Yaël Braun-Pivet et Gérard Larcher au chevet des chefs d’entreprise

Chose rare : aucun ministre n’était convié à s’exprimer lors des rencontres des patrons de France cette année, et pour cause : le gouvernement est démissionnaire. Ce sont donc la présidente de l’Assemblée nationale Yaël Braun-Pivet, et le président du Sénat Gérard Larcher, qui sont intervenus en ouverture, lors d’une « keynote spéciale ». La première, quelques heures après avoir rencontré Emmanuel Macron, qui consulte toujours en vue de nommer un Premier ministre, a insisté sur la nécessité de composer une « grande coalition, pas que politique ». Devant les chefs d’entreprise, elle a répondu à la proposition de Patrick Martin : « j’en appelle aux entreprises. Prenez toute votre place dans cette grande coalition pour notre pays ». Gérard Larcher s’est montré moins politique : il rencontrait le Président quelques heures plus tard. Il a néanmoins insisté sur la nécessité de « sortir de la crise politique où nous a plongés une dissolution hasardeuse ». La solution pour le président du Sénat : les corps intermédiaires que sont les collectivités locales et les partenaires sociaux. Devant les chefs d’entreprise, l’ancien ministre délégué aux Relations du Travail a fait un éloge précis et détaillé du dialogue social.

Les interventions des deux têtes du Parlement avaient pour but d’incarner la stabilité des institutions, dans un contexte mouvant et incertain. Tous les deux ont insisté sur la nécessité de faire une large place à la concertation, au dialogue, au compromis. Notamment en ne remettant pas en cause les réformes récentes, comme celle des retraites.

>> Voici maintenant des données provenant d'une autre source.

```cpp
extern "C" int vmpc_ctx_create(int device, vmpc_ctx **out) {
    if (!out) return VMPC_E_INVAL;
    int n = 0;
    if (hipGetDeviceCount(&n) != hipSuccess || n <= 0) {
        snprintf(vmpc_err_buf, sizeof vmpc_err_buf, "no HIP device visible");
        return VMPC_E_NODEV;
    }
    if (device < 0 || device >= n) return VMPC_E_INVAL;
    VMPC_HIP_CHECK(hipSetDevice(device));
    vmpc_ctx *c = new vmpc_ctx();
    c->device = device;
    hipDeviceProp_t p;
    if (hipGetDeviceProperties(&p, device) == hipSuccess) {
        c->cu_count = p.multiProcessorCount;
        c->lds_optin = p.sharedMemPerBlockOptin ? p.sharedMemPerBlockOptin : p.sharedMemPerBlock;
    }
    hipError_t e = hipStreamCreateWithFlags(&c->stream, hipStreamNonBlocking);
    if (e != hipSuccess) {
        delete c;
        snprintf(vmpc_err_buf, sizeof vmpc_err_buf, "hipStreamCreate: %s", hipGetErrorString(e));
        return VMPC_E_HIP;
    }
    c->own_stream = true;
    e = hipMalloc((void **)&c->d_status, (VMPC_ST_WORDS + 16) * sizeof(uint32_t));
    if (e == hipSuccess) e = hipMemset(c->d_status, 0, (VMPC_ST_WORDS + 16) * sizeof(uint32_t));
    if (e != hipSuccess) {
        VMPC_IGNORE(hipStreamDestroy(c->stream));
        delete c;
        snprintf(vmpc_err_buf, sizeof vmpc_err_buf, "hipMalloc(status): %s", hipGetErrorString(e));
        return VMPC_E_HIP;
    }
    const char *w = getenv("VMPC_MSM_WINDOW");
    if (w) c->window_override = atoi(w);
    const char *fj = getenv("VMPC_FOLD_JUMP_DIGITS");
    if (fj && atoi(fj) == 4) c->fold_jump_digit_bits = 4;
    const char *sp = getenv("VMPC_SHORT_PATH");
    if (sp) c->short_path = atoi(sp) != 0;
    const char *bw = vmpc_getenv_experimental("VMPC_BUCKET_WGS_PER_CU");
    if (bw && atoi(bw) >= 0) c->bucket_wgs_per_cu = atoi(bw);
    const char *sf = vmpc_getenv_experimental("VMPC_SORT_FINE_BITS");
    if (sf && atoi(sf) >= 0) c->sort_fine_bits = atoi(sf);
    const char *rc = vmpc_getenv_experimental("VMPC_REDUCE_MAX_CHUNKS");
    if (rc && atoi(rc) >= 256 && atoi(rc) <= 32768) c->reduce_max_chunks = atoi(rc);
    const char *ro = vmpc_getenv_experimental("VMPC_REDUCE_CHUNKS");
    if (ro && atoi(ro) >= 64 && atoi(ro) <= 32768 && (atoi(ro) & (atoi(ro) - 1)) == 0) c->reduce_chunks_override = atoi(ro);
    const char *rt = vmpc_getenv_experimental("VMPC_REDUCE_TREE");
    if (rt) c->reduce_tree = atoi(rt) != 0;
    const char *ss = vmpc_getenv_experimental("VMPC_SEG_SHIFT_MIN");
    if (ss && atoi(ss) <= 0 && atoi(ss) >= -5) c->seg_shift_min = atoi(ss);
    *out = c;
    return VMPC_OK;
}

extern "C" int vmpc_ctx_destroy(vmpc_ctx *ctx) {
    if (!ctx) return VMPC_E_INVAL;
    if (ctx->p4_pool_busy) {
        snprintf(vmpc_err_buf, sizeof vmpc_err_buf, "vmpc_ctx_destroy: a vmpc_p4 of this context is still alive");
        return VMPC_E_INVAL;
    }
    VMPC_IGNORE(hipSetDevice(ctx->device));
    VMPC_IGNORE(hipStreamSynchronize(ctx->stream));
    for (auto &s : ctx->stages)
        for (auto &pr : s.pending) {
            VMPC_IGNORE(hipEventDestroy(pr.first));
            VMPC_IGNORE(hipEventDestroy(pr.second));
        }
    for (auto e : ctx->event_pool) VMPC_IGNORE(hipEventDestroy(e));
    if (ctx->xevent) VMPC_IGNORE(hipEventDestroy(ctx->xevent));
    if (ctx->ev_sorted) VMPC_IGNORE(hipEventDestroy(ctx->ev_sorted));
    if (ctx->ev_bucketed) VMPC_IGNORE(hipEventDestroy(ctx->ev_bucketed));
    if (ctx->pin_event) VMPC_IGNORE(hipEventDestroy(ctx->pin_event));
    if (ctx->pin) VMPC_IGNORE(hipHostFree(ctx->pin));
    if (ctx->ws) VMPC_IGNORE(hipFree(ctx->ws));
    if (ctx->p4_pool) VMPC_IGNORE(hipFree(ctx->p4_pool));
    if (ctx->p4_kblock) VMPC_IGNORE(hipFree(ctx->p4_kblock));
    if (ctx->d_status) VMPC_IGNORE(hipFree(ctx->d_status));
    if (ctx->short_cursors) VMPC_IGNORE(hipFree(ctx->short_cursors));
    if (ctx->ntt_twiddles) VMPC_IGNORE(hipFree(ctx->ntt_twiddles));
    if (ctx->own_stream) VMPC_IGNORE(hipStreamDestroy(ctx->stream));
    delete ctx;
    return VMPC_OK;
}

extern "C" int vmpc_ctx_set_stream(vmpc_ctx *ctx, void *hip_stream) {
    if (!ctx) return VMPC_E_INVAL;
    VMPC_HIP_CHECK(hipSetDevice(ctx->device));
    VMPC_HIP_CHECK(hipStreamSynchronize(ctx->stream));
    if (ctx->own_stream) {
        VMPC_IGNORE(hipStreamDestroy(ctx->stream));
        ctx->own_stream = false;
    }
    if (hip_stream) {
        ctx->stream = (hipStream_t)hip_stream;
    } else {
        VMPC_HIP_CHECK(hipStreamCreateWithFlags(&ctx->stream, hipStreamNonBlocking));
        ctx->own_stream = true;
    }
    return VMPC_OK;
}

extern "C" int vmpc_ctx_sync(vmpc_ctx *ctx) {
    if (!ctx) return VMPC_E_INVAL;
    VMPC_HIP_CHECK(hipSetDevice(ctx->device));
    VMPC_CHECK(vmpc_pinned_reserve(ctx, 0));
    volatile uint32_t *st = (volatile uint32_t *)((char *)ctx->pin_out + 2048);
    VMPC_HIP_CHECK(hipMemcpyAsync((void *)st, ctx->d_status, VMPC_ST_WORDS * sizeof(uint32_t), hipMemcpyDeviceToHost,
                                  ctx->stream));
    VMPC_HIP_CHECK(hipStreamSynchronize(ctx->stream));
    if (st[VMPC_ST_NONCANON]) {
        snprintf(vmpc_err_buf, sizeof vmpc_err_buf, "%u non-canonical scalar(s) (>= l) seen on device",
                 (unsigned)st[VMPC_ST_NONCANON]);
        VMPC_HIP_CHECK(hipMemsetAsync(ctx->d_status, 0, VMPC_ST_WORDS * sizeof(uint32_t), ctx->stream));
        VMPC_HIP_CHECK(hipStreamSynchronize(ctx->stream));
        return VMPC_E_NONCANON;
    }
    if (st[VMPC_ST_SHORT_OVERFLOW]) {
        snprintf(vmpc_err_buf, sizeof vmpc_err_buf,
                 "the short-commitment path met scalars beyond its fixed capacities: repeat the call on the general path "
                 "(vmpc_ctx_set_short_path(ctx, 0))");
        VMPC_HIP_CHECK(hipMemsetAsync(ctx->d_status, 0, VMPC_ST_WORDS * sizeof(uint32_t), ctx->stream));
        VMPC_HIP_CHECK(hipStreamSynchronize(ctx->stream));
        ctx->short_backoff = 64;
        return VMPC_E_AGAIN;
    }
    return VMPC_OK;
}

extern "C" int vmpc_ctx_debug_hold_wait(vmpc_ctx *ctx, int on) {
    if (!ctx) return VMPC_E_INVAL;
    ctx->stream_waits = on != 0;
    return VMPC_OK;
}

#define VMPC_DEBUG_DELAY_MAX_US 20000u
#define VMPC_DEBUG_DELAY_POLLS_PER_US 4u
__global__ __launch_bounds__(64) void k_debug_delay(uint32_t ticks, uint32_t max_polls) {
    if (threadIdx.x != 0) return;
    const uint64_t t0 = __builtin_amdgcn_s_memrealtime();
    for (uint32_t i = 0; i < max_polls; i++) {
        if (__builtin_amdgcn_s_memrealtime() - t0 >= (uint64_t)ticks) break;
        __builtin_amdgcn_s_sleep(16);
    }
}

extern "C" int vmpc_stream_debug_delay(void *hip_stream, int device, unsigned microseconds) {
    if (!hip_stream) return VMPC_E_INVAL;
    if (microseconds > VMPC_DEBUG_DELAY_MAX_US) {
        snprintf(vmpc_err_buf, sizeof vmpc_err_buf, "debug delay of %u us: the cap is %u us", microseconds,
                 VMPC_DEBUG_DELAY_MAX_US);
        return VMPC_E_RANGE;
    }
    if (microseconds == 0) return VMPC_OK;
    VMPC_HIP_CHECK(hipSetDevice(device));
    k_debug_delay<<<1, 64, 0, (hipStream_t)hip_stream>>>(microseconds * 100u,
                                                          microseconds * VMPC_DEBUG_DELAY_POLLS_PER_US + 64u);
    VMPC_KERNEL_CHECK();
    return VMPC_OK;
}

extern "C" int vmpc_ctx_debug_delay(vmpc_ctx *ctx, unsigned microseconds) {
    if (!ctx) return VMPC_E_INVAL;
    if (microseconds == 0 || microseconds > VMPC_DEBUG_DELAY_MAX_US)
        return vmpc_stream_debug_delay((void *)ctx->stream, ctx->device, microseconds);
    vmpc_stage_scope s(ctx, "debug_delay");
    return vmpc_stream_debug_delay((void *)ctx->stream, ctx->device, microseconds);
}

extern "C" int vmpc_ctx_set_short_path(vmpc_ctx *ctx, int on) {
    if (!ctx) return VMPC_E_INVAL;
    ctx->short_path = on ? 1 : 0;
    if (on == 2) ctx->short_backoff = 0;
    return VMPC_OK;
}

extern "C" int vmpc_ctx_get_short_path(vmpc_ctx *ctx, int *on) {
    if (!ctx || !on) return VMPC_E_INVAL;
    *on = ctx->short_path;
    return VMPC_OK;
}

extern "C" int vmpc_ctx_query(vmpc_ctx *ctx, int *done) {
    if (!ctx || !done) return VMPC_E_INVAL;
    VMPC_HIP_CHECK(hipSetDevice(ctx->device));
    hipError_t e = hipStreamQuery(ctx->stream);
    if (e == hipSuccess) {
        *done = 1;
    } else if (e == hipErrorNotReady) {
        (void)hipGetLastError();
        *done = 0;
    } else {
        VMPC_HIP_CHECK(e);
    }
    return VMPC_OK;
}

extern "C" int vmpc_ctx_wait_for(vmpc_ctx *waiter, vmpc_ctx *other) {
    if (!waiter || !other) return VMPC_E_INVAL;
    if (waiter == other || waiter->stream == other->stream) return VMPC_OK;
    VMPC_HIP_CHECK(hipSetDevice(other->device));
    if (!other->xevent) VMPC_HIP_CHECK(hipEventCreateWithFlags(&other->xevent, hipEventDisableTiming));
// ... 347 lines not shown
```

verifiable_mpc_amd/csrc/common.h:

```cpp
#pragma once
#include <hip/hip_runtime.h>
#include <stdint.h>
#include <stdio.h>
#include <string.h>

#include <string>
#include <vector>

#include "../../include/vmpc.h"

extern thread_local char vmpc_err_buf[512];

#define VMPC_HIP_CHECK(expr)                                                                  \
    do {                                                                                      \
        hipError_t _e = (expr);                                                               \
        if (_e != hipSuccess) {                                                               \
            snprintf(vmpc_err_buf, sizeof vmpc_err_buf, "%s:%d: %s -> %s", __FILE__, __LINE__, \
                     #expr, hipGetErrorString(_e));                                           \
            return VMPC_E_HIP;                                                                \
        }                                                                                     \
    } while (0)

#define VMPC_CHECK(expr)              \
    do {                              \
        int _r = (expr);              \
        if (_r != VMPC_OK) return _r; \
    } while (0)

#define VMPC_ST_NONCANON 0
#define VMPC_ST_SHORT_OVERFLOW 1
#define VMPC_ST_WORDS 4

struct vmpc_stage {
    const char *name;
    double ms = 0;
    uint64_t launches = 0;
    std::vector<std::pair<hipEvent_t, hipEvent_t>> pending;
};
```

Un appel du pied au NFP et au RN, qui souhaitent l’abroger.

Certains chefs d’entreprise sont inquiets

Dans les allées de l’Hippodrome de Longchamp, où se tient l’université d’été du Medef, les chefs d’entreprise sont dans l’attente. Certains sont inquiets, comme Thibaud Arvengas, à la tête d’un cabinet de conseil en développement d’entreprises. « Je suis très inquiet pour le futur parce qu’actuellement, il n’y a pas de capitaine. Comment voulez-vous avancer économiquement ? », a-t-il confié à publicsenat.fr. Ce qu’il craint, c’est l’application du programme du Nouveau Front Populaire, qui se traduirait selon lui par une augmentation des charges et du Smic. Or, la porte est toujours ouverte sur une nomination de la candidate du NFP, Lucie Castets, à Matignon. Loïc Cantin, président de la Fnaim (Fédération Nationale de l’Immobilier), ne voit pas non plus d’un très bon œil ce programme : « Il demande une étude d’impact, on mesure mal les conséquences des mesures proposées : la revalorisation du Smic qui serait désastreuse pour les entreprises françaises, le retour de l’ISF, … On a besoin de souplesse, d’inventivité, de mobiliser toutes les forces vives pour avoir un consensus global et non une opposition systématique ». Il déplore l’absence de prise en compte du secteur du logement dans les débats récents, alors que le secteur traverse une grave crise qui dure depuis plusieurs mois. « Il n’y a rien de pire pour le logement que l’instabilité organisée », s’inquiète-t-il.

« Quels que soient la représentation nationale et les gens en responsabilité, on travaillera avec »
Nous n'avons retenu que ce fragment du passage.